(Task instructions):
Give back exactly the stretch of data below from the line holding "const int wave" through the line holding "auto decode = [&](int", both ends included, and leave the remaining lines out.

[Source records]

• • •

typedef _Float16 f16x8 __attribute__((ext_vector_type(8)));
typedef _Float16 f16x2 __attribute__((ext_vector_type(2)));
__device__ __forceinline__ unsigned x2_cvt_pk(float a, float b) {
    const f32x2 v = {a, b};
    return __builtin_bit_cast(unsigned, __builtin_convertvector(v, f16x2));
}
__device__ __forceinline__ f32x16 x2_mfma(const u32x4 a, const u32x4 b, const f32x16 c) {
    return __builtin_amdgcn_mfma_f32_32x32x16_f16(__builtin_bit_cast(f16x8, a), __builtin_bit_cast(f16x8, b), c, 0, 0, 0);
}
#ifndef X2_PRODUCTS
#define X2_PRODUCTS 3
#endif

typedef float f32x4a __attribute__((ext_vector_type(4)));
__device__ __forceinline__ f32x4a x3_mfma16(const u32x4 a, const u32x4 b, const f32x4a c) {
    return __builtin_amdgcn_mfma_f32_16x16x32_bf16(__builtin_bit_cast(bf16x8, a), __builtin_bit_cast(bf16x8, b), c, 0, 0, 0);
}

template <int MS>
__device__ __forceinline__ unsigned x3_sw(unsigned r) {
    const unsigned x = (r >> 2) & 3u;
    return MS == 32 ? x : ((0x78u >> (2u * x)) & 3u);
}

template <int CTRL, int ROW_MASK>
__device__ __forceinline__ float x3_dpp_add(float v) {
    return v + __int_as_float(__builtin_amdgcn_update_dpp(0, __float_as_int(v), CTRL, ROW_MASK, 0xf, true));
}

__device__ __forceinline__ float x3_half_wave_sum(float v) {
    v = x3_dpp_add<0x111, 0xf>(v);
    v = x3_dpp_add<0x112, 0xf>(v);
    v = x3_dpp_add<0x114, 0xf>(v);
    v = x3_dpp_add<0x118, 0xf>(v);
    return x3_dpp_add<0x142, 0xa>(v);
}

__device__ __forceinline__ float x3_row_sum(float v) {
    v = x3_dpp_add<0x111, 0xf>(v);
    v = x3_dpp_add<0x112, 0xf>(v);
    v = x3_dpp_add<0x114, 0xf>(v);
    return x3_dpp_add<0x118, 0xf>(v);
}

template <int TM, int TN, int WM, int WN, int OCC, bool ATOMIC, bool WT, bool AT, bool EPI = false, bool PW = false, int MS = 32, int NP = 3>
__global__ __launch_bounds__(64 * WM * WN, OCC) void gemm_x3_kernel(const NtArgs p) {
    static_assert(!PW || (!WT && !AT), "pre-split second operand: row-major (N x K) planes only");
    static_assert(MS == 32 || MS == 16, "matrix instruction: 32x32x16 or 16x16x32");
    static_assert(NP == 3 || (NP == 2 && MS == 32), "parts: three bf16, or two fp16 on the 32x32x16 instruction");
    constexpr int NW = WM * WN, NTH = 64 * NW, BM = 32 * TM * WM, BN = 32 * TN * WN;
    constexpr int PART_A = BM * 64, PART_W = BN * 64, STAGE = NP * (PART_A + PART_W);
    constexpr int UNT = NP == 2 ? (BM + BN) * 4 : 0;
    constexpr bool STG = OCC == 1 && !ATOMIC && !(X3_ABLATE & 128) && 2 * STAGE + NW * 4096 + UNT <= 160 * 1024;
    __shared__ __attribute__((aligned(1024))) unsigned char smem[2 * STAGE + (STG ? NW * 4096 : 0) + UNT];
    float *const untab = reinterpret_cast<float *>(smem + 2 * STAGE + (STG ? NW * 4096 : 0));

    const int tid = threadIdx.x, lane = tid & 63;
    const int wave = __builtin_amdgcn_readfirstlane(tid >> 6);
    const int wm = wave / WN, wn = wave % WN;
    const int li = MS == 32 ? lane & 31 : lane & 15, lg = MS == 32 ? lane >> 5 : lane >> 4;

    const int G = gridDim.x, pid = blockIdx.x;
    const int gq = G >> 3, gr = G & 7, xcd = pid & 7;
    const int v = xcd * gq + min(xcd, gr) + (pid >> 3);

    const int KC = p.kchunks;
    auto decode = [&](int tile, int &tm, int &tn) {
        const int per_group = NT_GROUP_M * p.tiles_n;
        const int grp = tile / per_group, r = tile - grp * per_group;
        const int first = grp * NT_GROUP_M;
        const int gsz = min(NT_GROUP_M, p.tiles_m - first);
        tn = r / gsz;
        tm = first + (r - tn * gsz);
    };
    struct Cur {
        int tile, kb, kc, ke;
        int j;
        long long f, f1;
        bool valid;
    };
    auto next_item = [&](Cur &c) {
        if (p.sk_split && (ATOMIC || p.sk_ws)) {
            const int slice = v / p.sk_split;
            c.tile = p.tile_begin + v % p.sk_split;
            c.kc = c.kb = (int)(slice * p.sk_per_wg);
            c.ke = min(KC, c.kb + (int)p.sk_per_wg);
            c.valid = c.j == 0 && c.kb < KC;
// ... 286 lines not shown
    auto read_part = [&](int st, bool isA, int part, int f) {
        read_frag(st, 0, 0, 3 * (isA ? f : FA + f) + part);
    };

    f32x16 acc[TM][TN];
#pragma unroll
    for (int a = 0; a < TM; ++a)
#pragma unroll
        for (int b = 0; b < TN; ++b)
#pragma unroll
            for (int r = 0; r < 16; ++r) acc[a][b][r] = 0.f;

    constexpr int NBB = MS == 32 ? 4 * TN : 2 * TN, NA = FA;
    auto coloff = [](int bb) { return MS == 32 ? 32 * (bb >> 2) + 8 * (bb & 3) : 16 * bb; };
    auto get4 = [&](int a, int bb) {
        const int A_ = MS == 32 ? a : a >> 1, b = MS == 32 ? bb >> 2 : bb >> 1, q = MS == 32 ? bb & 3 : 2 * (a & 1) + (bb & 1);
        return (f32x4){acc[A_][b][4 * q], acc[A_][b][4 * q + 1], acc[A_][b][4 * q + 2], acc[A_][b][4 * q + 3]};
    };
    auto set4 = [&](int a, int bb, const f32x4 x) {
        const int A_ = MS == 32 ? a : a >> 1, b = MS == 32 ? bb >> 2 : bb >> 1, q = MS == 32 ? bb & 3 : 2 * (a & 1) + (bb & 1);
        acc[A_][b][4 * q] = x[0]; acc[A_][b][4 * q + 1] = x[1]; acc[A_][b][4 * q + 2] = x[2]; acc[A_][b][4 * q + 3] = x[3];
    };
    const int ldc_eff = (!ATOMIC && p.sk_ws) ? BN : p.ldc;
    __amdgpu_buffer_rsrc_t rsC = __builtin_amdgcn_make_buffer_rsrc((void *)p.C, 0, 0, 0x00020000);
    unsigned st_off[NBB];
#pragma unroll
    for (int bb = 0; bb < NBB; ++bb) st_off[bb] = NT_OOB;
    unsigned stg_off[TN];
#pragma unroll
    for (int b = 0; b < TN; ++b) stg_off[b] = NT_OOB;
    unsigned char *const stg = smem + 2 * STAGE + wave * 4096;
    u32x4 pend[4];
    auto stage_block = [&](int a, int b) {
        int lane = __builtin_amdgcn_mbcnt_hi(~0u, __builtin_amdgcn_mbcnt_lo(~0u, 0u));
        asm volatile("" : "+v"(lane));
        const int li = MS == 32 ? lane & 31 : lane & 15, lg = MS == 32 ? lane >> 5 : lane >> 4;
        const unsigned stg_wr = (unsigned)(li * 128), stg_sw = (unsigned)(li & 7);
        const unsigned stg_rd = (unsigned)((lane >> 3) * 128 + (((lane & 7) ^ (lane >> 3)) * 16));
#pragma unroll
        for (int q = 0; q < 4; ++q) {
            if (MS == 32)
                *reinterpret_cast<u32x4 *>(stg + stg_wr + (((unsigned)(2 * q + lg) ^ stg_sw) * 16)) = __builtin_bit_cast(u32x4, get4(a, 4 * b + q));
            else
                *reinterpret_cast<u32x4 *>(stg + stg_wr + (q >> 1) * 2048 + (((unsigned)(4 * (q & 1) + lg) ^ stg_sw) * 16)) =
                    __builtin_bit_cast(u32x4, get4(2 * a + (q >> 1), 2 * b + (q & 1)));
        }
#pragma unroll
        for (int j = 0; j < 4; ++j) pend[j] = *reinterpret_cast<const u32x4 *>(stg + stg_rd + j * 1024);
    };
    auto flush_block = [&](int a, int b) {
#pragma unroll
        for (int j = 0; j < 4; ++j)
            if (!(X3_ABLATE & 4))
                __builtin_amdgcn_raw_buffer_store_b128(pend[j], rsC, stg_off[b] + (unsigned)((a * 32 + 8 * j) * ldc_eff) * 4u, 0, 0);
    };
    auto store_block = [&](int a, int b) {
        if (STG) {
            stage_block(a, b);
            flush_block(a, b);
            return;
        }
#pragma unroll
        for (int q = 0; q < 4; ++q) {
            const int ra = MS == 32 ? a : 2 * a + (q >> 1), bb = MS == 32 ? 4 * b + q : 2 * b + (q & 1);
            const unsigned off = st_off[bb] + (unsigned)(ra * FR * ldc_eff) * 4u;
            if (!(X3_ABLATE & 4)) __builtin_amdgcn_raw_buffer_store_b128(__builtin_bit_cast(u32x4, get4(ra, bb)), rsC, off, 0, 0);
        }
    };
    auto finish_item = [&]() {
        int lane = __builtin_amdgcn_mbcnt_hi(~0u, __builtin_amdgcn_mbcnt_lo(~0u, 0u));
        asm volatile("" : "+v"(lane));
        const int li = MS == 32 ? lane & 31 : lane & 15, lg = MS == 32 ? lane >> 5 : lane >> 4;
        const int mloc0 = wm * 32 * TM + li, nloc0 = wn * 32 * TN + 4 * lg;
        int tm, tn;
        decode(cp.tile, tm, tn);
        const long long m0 = (long long)tm * BM;
        const int n0 = tn * BN;
        const bool to_ws = !ATOMIC && p.sk_ws != nullptr;
        if (NP == 2) {
            if (!ATOMIC) {
                float ua[TM];
#pragma unroll
                for (int a = 0; a < TM; ++a) ua[a] = untab[mloc0 + 32 * a];
#pragma unroll
                for (int bb = 0; bb < NBB; ++bb) {
                    const f32x4 uw = *reinterpret_cast<const f32x4 *>(untab + BM + nloc0 + coloff(bb));
#pragma unroll
                    for (int a = 0; a < TM; ++a) set4(a, bb, (get4(a, bb) * ua[a]) * uw);
                }
            } else {
                const int mla = wm * 32 * TM + 4 * lg, nla = wn * 32 * TN + li;
#pragma unroll
                for (int b = 0; b < TN; ++b) {
                    const float uw = untab[BM + nla + 32 * b];
#pragma unroll
                    for (int a = 0; a < TM; ++a)
#pragma unroll
                        for (int q = 0; q < 4; ++q) {
                            const f32x4 ua4 = *reinterpret_cast<const f32x4 *>(untab + mla + 32 * a + 8 * q);
#pragma unroll
                            for (int r = 0; r < 4; ++r) acc[a][b][4 * q + r] = (acc[a][b][4 * q + r] * ua4[r]) * uw;
                        }
                }
            }
// ... 42 lines not shown
#pragma unroll
                    for (int bb = 0; bb < NBB; ++bb) {
                        const int nl = nloc0 + coloff(bb);
                        set4(a, bb, get4(a, bb) + __builtin_bit_cast(f32x4, __builtin_amdgcn_raw_buffer_load_b128(
                                                      rsR, nl < ncols ? (grp * (unsigned)p.ld_rb + n0 + nl) * 4u : NT_OOB, 0, 0)));
                    }
                }
            }
            if (EPI && p.act == 2) {
#pragma unroll
                for (int a = 0; a < TM; ++a)
#pragma unroll
                    for (int b = 0; b < TN; ++b)
#pragma unroll
                        for (int r = 0; r < 16; ++r) acc[a][b][r] = acc[a][b][r] > 0.f ? acc[a][b][r] : 0.01f * acc[a][b][r];
            }
            if (EPI && p.gate) {
                __amdgpu_buffer_rsrc_t rsG = __builtin_amdgcn_make_buffer_rsrc((void *)(p.gate + m0 * p.ldgate + n0), 0,
                                                                               (int)(mrows * p.ldgate * 4), 0x00020000);
#pragma unroll
                for (int bb = 0; bb < NBB; ++bb)
#pragma unroll
                    for (int a = 0; a < NA; ++a) {
                        const int ml = mloc0 + FR * a, nl = nloc0 + coloff(bb);
                        const f32x4 g = __builtin_bit_cast(f32x4, __builtin_amdgcn_raw_buffer_load_b128(
                                                                     rsG, nl < ncols ? (unsigned)(ml * p.ldgate + nl) * 4u : NT_OOB, 0, 0));
                        f32x4 x = get4(a, bb);
#pragma unroll
                        for (int r = 0; r < 4; ++r) x[r] *= g[r] > 0.f ? 1.f : 0.01f;
                        set4(a, bb, x);
                    }
            }
            if (p.stat_part) {
                float *P = p.stat_part + ((size_t)tm * WM + wm) * 3 * p.N;
#pragma unroll
                for (int bb = 0; bb < NBB; ++bb) {
                    float cs[4] = {0.f, 0.f, 0.f, 0.f}, cq[4] = {0.f, 0.f, 0.f, 0.f}, pv[4];
                    const f32x4 x0 = get4(0, bb);
#pragma unroll
                    for (int r = 0; r < 4; ++r) {
                        if (MS == 32) {
                            const float p0 = __int_as_float(__builtin_amdgcn_readlane(__float_as_int(x0[r]), 0));
                            const float p1 = __int_as_float(__builtin_amdgcn_readlane(__float_as_int(x0[r]), 32));
                            pv[r] = lg ? p1 : p0;
                        } else {
                            const float p0 = __int_as_float(__builtin_amdgcn_readlane(__float_as_int(x0[r]), 0));
                            const float p1 = __int_as_float(__builtin_amdgcn_readlane(__float_as_int(x0[r]), 16));
                            const float p2 = __int_as_float(__builtin_amdgcn_readlane(__float_as_int(x0[r]), 32));
                            const float p3 = __int_as_float(__builtin_amdgcn_readlane(__float_as_int(x0[r]), 48));
                            pv[r] = (lg & 2) ? ((lg & 1) ? p3 : p2) : ((lg & 1) ? p1 : p0);
                        }
                    }
#pragma unroll
                    for (int a = 0; a < NA; ++a)
                        if (mloc0 + FR * a < mrows) {
                            const f32x4 x = get4(a, bb);
#pragma unroll
                            for (int r = 0; r < 4; ++r) {
                                const float d = x[r] - pv[r];
                                cs[r] += d;
                                cq[r] = __fmaf_rn(d, d, cq[r]);
                            }
                        }
#pragma unroll
                    for (int r = 0; r < 4; ++r) {
                        cs[r] = MS == 32 ? x3_half_wave_sum(cs[r]) : x3_row_sum(cs[r]);
                        cq[r] = MS == 32 ? x3_half_wave_sum(cq[r]) : x3_row_sum(cq[r]);
                    }
                    const int nl = nloc0 + coloff(bb);
                    if (li == FR - 1 && nl < ncols) {
                        *reinterpret_cast<float4 *>(P + n0 + nl) = make_float4(cs[0], cs[1], cs[2], cs[3]);
                        *reinterpret_cast<float4 *>(P + p.N + n0 + nl) = make_float4(cq[0], cq[1], cq[2], cq[3]);
                        *reinterpret_cast<float4 *>(P + 2 * p.N + n0 + nl) = make_float4(pv[0], pv[1], pv[2], pv[3]);
                    }
                }
            }
        } else {
            const bool head = cp.kb == 0;
            const int mla = wm * 32 * TM + 4 * lg, nla = wn * 32 * TN + li;
#pragma unroll
            for (int b = 0; b < FW; ++b) {
                const int nl = nla + FR * b;
                const bool nok = nl < ncols;
                const float bz = (head && p.bias && nok) ? p.bias[n0 + nl] : 0.f;
#pragma unroll
                for (int a = 0; a < FA; ++a)
#pragma unroll
                    for (int j = 0; j < (MS == 32 ? 16 : 4); ++j) {
                        const int ml = mla + FR * a + (MS == 32 ? 8 * (j >> 2) + (j & 3) : j);
                        if (nok && ml < mrows) {
                            float o = (MS == 32 ? acc[a][b][j] : acc[a >> 1][b >> 1][4 * (2 * (a & 1) + (b & 1)) + j]) + bz;
                            if (head && p.addend) o += p.addend[(m0 + ml) * p.ldadd + n0 + nl];
                            atomicAdd(p.C + (m0 + ml) * p.ldc + n0 + nl, o);
                        }
                    }
            }
        }
    };

    constexpr int NPROD = NP == 3 ? 6 : X2_PRODUCTS;
    constexpr int SM = NPROD * TM * TN, NM = 2 * SM, NFR = NP * (TM + TN);
    constexpr int BAR = 2 * TM * TN > NFR + 2 ? 2 * TM * TN : NFR + 2;
    constexpr int CT_PER_Q = 4, NCT = NQ * CT_PER_Q;
    constexpr int C_LO = 1, C_HI = NM - BAR - 1;
    static_assert(MS == 16 || (BAR < SM && NFR + 2 <= SM), "k step too short for its fragment reads");
    auto conv_task = [&](int st, int k) {
        const int q = k / CT_PER_Q, sub = k % CT_PER_Q;
// ... 875 lines not shown
    switch (cfg) {
        case 0: return X3Big::launch<true, true>(n, k, (int)m, dY, ldy, X, ldx, nullptr, nullptr, 0, dW, k, nullptr, s, NtEpi(), dw_is_zero != 0);
        case 2: return X3Narrow::launch<true, true>(n, k, (int)m, dY, ldy, X, ldx, nullptr, nullptr, 0, dW, k, nullptr, s, NtEpi(), dw_is_zero != 0);
        default: return X3Square::launch<true, true>(n, k, (int)m, dY, ldy, X, ldx, nullptr, nullptr, 0, dW, k, nullptr, s, NtEpi(), dw_is_zero != 0);
    }
}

• • •

(Output below):
    const int wave = __builtin_amdgcn_readfirstlane(tid >> 6);
    const int wm = wave / WN, wn = wave % WN;
    const int li = MS == 32 ? lane & 31 : lane & 15, lg = MS == 32 ? lane >> 5 : lane >> 4;

    const int G = gridDim.x, pid = blockIdx.x;
    const int gq = G >> 3, gr = G & 7, xcd = pid & 7;
    const int v = xcd * gq + min(xcd, gr) + (pid >> 3);

    const int KC = p.kchunks;
    auto decode = [&](int tile, int &tm, int &tn) {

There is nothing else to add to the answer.